Problem details:
Work through the records that follow and return each line containing the word "stats".
BEGIN Records to process
+template<bool SPEC, bool TEAMS, int NW = CHAIN_NW, int NBUF = CHAIN_NBUF>
+int launch_step_chain(pom_batch* b, pomk::StepIO io, uint32_t flags, bool follows)
+{
+    typedef pomk::RingScratch<NBUF, true> R;
+    auto kernel = pomk::k_step_ws<NW, NBUF, false, false, SPEC, TEAMS, true>;
+    const uint32_t bit = NW != CHAIN_NW ? (1u << 30) : 1u << (27 + (TEAMS ? 2 : (SPEC ? 1 : 0)));
+    if(!(b->attr_ws & bit))
+    {
+        CK(cudaFuncSetAttribute(kernel, cudaFuncAttributeMaxDynamicSharedMemorySize, int(R::BYTES)));
+        b->attr_ws |= bit;
+    }
+    if(++b->chain_seq == 0u) { b->chain_seq = 1u; follows = false; }
+    io.seq = b->chain_seq;
+    io.wait_for = follows ? b->chain_seq - 1u : 0u;
+    io.done_bits = b->slice_seq;
+    io.reverse = 0u;
+    b->walk += 1u + (b->walk & 1u);
+    const pomk::BatchParams P = b->params();
+    const uint64_t n_slices = (P.n_envs + 31) / 32, ctas = pomk::ws_ctas_per_sm<NBUF, true>() * uint64_t(b->n_sms);
+    cudaLaunchConfig_t cfg = {};
+    cfg.gridDim = dim3(unsigned(n_slices < ctas ? n_slices : ctas));
+    cfg.blockDim = dim3((NW + 1) * 32);
+    cfg.dynamicSmemBytes = R::BYTES;
+    cfg.stream = b->stream;
+    cudaLaunchAttribute attr[1];
+    attr[0].id = cudaLaunchAttributeProgrammaticStreamSerialization;
+    attr[0].val.programmaticStreamSerializationAllowed = 1;
+    cfg.attrs = attr;
+#ifdef CHX_NOPDL
+    cfg.numAttrs = 0;
+#else
+    cfg.numAttrs = follows ? 1 : 0;
+#endif
+    CK(cudaLaunchKernelEx(&cfg, kernel, P, io, flags));
+    b->launches++;
+    b->chained = true;
+    return POM_OK;
+}
+
+int step_chain(pom_batch* b, const uint8_t* moves_dev, uint32_t flags, bool follows)
+{
+    pomk::StepIO io{};
+    io.moves = moves_dev;
+    io.bulk = (reinterpret_cast<uintptr_t>(moves_dev) & 15u) == 0u ? 1u : 0u;
+    if(b->teams) return launch_step_chain<false, true>(b, io, flags, follows);
+    if(std::getenv("POM_CHAIN_ONE") && std::atoi(std::getenv("POM_CHAIN_ONE")))    return launch_step_chain<true, false, WS_NW, WS_NBUF>(b, io, flags, follows);
+    if((flags & ~uint32_t(POM_STEP_OVERLAP)) == uint32_t(POM_STEP_AUTORESET | POM_STEP_COUNT) && io.bulk && !b->no_spec)
+        return launch_step_chain<true, false>(b, io, flags, follows);
+    return launch_step_chain<false, false>(b, io, flags, follows);
+}
+
 int launch_step_io(pom_batch* b, const pomk::BatchParams& P, pomk::StepIO io, uint32_t flags, cudaStream_t on)
 {
     io.bulk = (reinterpret_cast<uintptr_t>(io.moves) & 15u) == 0u ? 1u : 0u;
@@ -470,6 +530,7 @@
     if(const char* e = std::getenv("POM_OBS_FUSED")) b->obs_fused = std::atoi(e) != 0;
     if(const char* e = std::getenv("POM_WS_NOSPEC")) b->no_spec = std::atoi(e) != 0;
     if(const char* e = std::getenv("POM_ROLL_POLICY")) b->policy_pertick = std::strcmp(e, "fused") != 0;
+    if(const char* e = std::getenv("POM_STEP_CHAIN")) b->chain = std::atoi(e) != 0; else b->chain = true;
     if(const char* e = std::getenv("POM_TPB"))
     {
         const int t = std::atoi(e);
@@ -491,10 +552,12 @@
            cudaMalloc(&b->episodes, b->n_alloc * sizeof(uint32_t)) != cudaSuccess ||
            cudaMalloc(&b->stats, POM_STATS_WORDS * sizeof(unsigned long long)) != cudaSuccess ||
            cudaMalloc(&b->moves_buf, b->n_alloc * 4) != cudaSuccess ||
+           cudaMalloc(&b->slice_seq, b->n_alloc / 32 * sizeof(uint32_t)) != cudaSuccess ||
            cudaMalloc(&b->status_buf, b->n_alloc) != cudaSuccess)
         { rc = fail(POM_E_NOMEM, "device allocation failed", cudaGetLastError()); break; }
         if(cudaMemsetAsync(b->recs, 0, b->n_alloc * POM_REC_BYTES, b->stream) != cudaSuccess ||
            cudaMemsetAsync(b->episodes, 0, b->n_alloc * sizeof(uint32_t), b->stream) != cudaSuccess ||
+           cudaMemsetAsync(b->slice_seq, 0, b->n_alloc / 32 * sizeof(uint32_t), b->stream) != cudaSuccess ||
            cudaMemsetAsync(b->stats, 0, POM_STATS_WORDS * sizeof(unsigned long long), b->stream) != cudaSuccess)
         { rc = fail(POM_E_CUDA, "memset failed", cudaGetLastError()); break; }
         if(desc->host_templates)
@@ -514,6 +577,16 @@
             rc = fill_from_templates(b);
             if(rc) break;
         }
+        if(b->chain)
+        {
+            typedef pomk::RingScratch<CHAIN_NBUF, true> R;
+            auto kernel = pomk::k_step_ws<CHAIN_NW, CHAIN_NBUF, false, false, true, false, true>;
+            int per_sm = 0;
+            if(cudaFuncSetAttribute(kernel, cudaFuncAttributeMaxDynamicSharedMemorySize, int(R::BYTES)) != cudaSuccess ||
+               cudaOccupancyMaxActiveBlocksPerMultiprocessor(&per_sm, kernel, (CHAIN_NW + 1) * 32, R::BYTES) != cudaSuccess)
+            { rc = fail(POM_E_CUDA, "chained step kernel", cudaGetLastError()); break; }
+            b->chain = per_sm == 2;
+        }
         if(cudaStreamSynchronize(b->stream) != cudaSuccess) { rc = fail(POM_E_CUDA, "init sync failed", cudaGetLastError()); break; }
     } while(0);
     if(rc) { pom_batch_destroy(b); return rc; }
@@ -528,7 +601,7 @@
     if(b->s_k2) cudaStreamSynchronize(b->s_k2);
     if(b->stream) cudaStreamSynchronize(b->stream);
     cudaFree(b->recs); cudaFree(b->templates); cudaFree(b->episodes); cudaFree(b->stats);
-    cudaFree(b->moves_buf); cudaFree(b->status_buf); cudaFree(b->aos_stage); cudaFree(b->st_stage);
+    cudaFree(b->moves_buf); cudaFree(b->status_buf); cudaFree(b->slice_seq); cudaFree(b->aos_stage); cudaFree(b->st_stage);
     cudaFree(b->bad_count); cudaFree(b->flush_buf); cudaFree(b->idx_buf); if(b->ev_expand) cudaEventDestroy(b->ev_expand); cudaFree(b->policy); cudaFree(b->fin_counter);
     if(b->ev[0]) cudaEventDestroy(b->ev[0]);
     if(b->ev[1]) cudaEventDestroy(b->ev[1]);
END Records to process
Expected output:
            cudaMalloc(&b->stats, POM_STATS_WORDS * sizeof(unsigned long long)) != cudaSuccess ||
            cudaMemsetAsync(b->stats, 0, POM_STATS_WORDS * sizeof(unsigned long long), b->stream) != cudaSuccess)
     cudaFree(b->recs); cudaFree(b->templates); cudaFree(b->episodes); cudaFree(b->stats);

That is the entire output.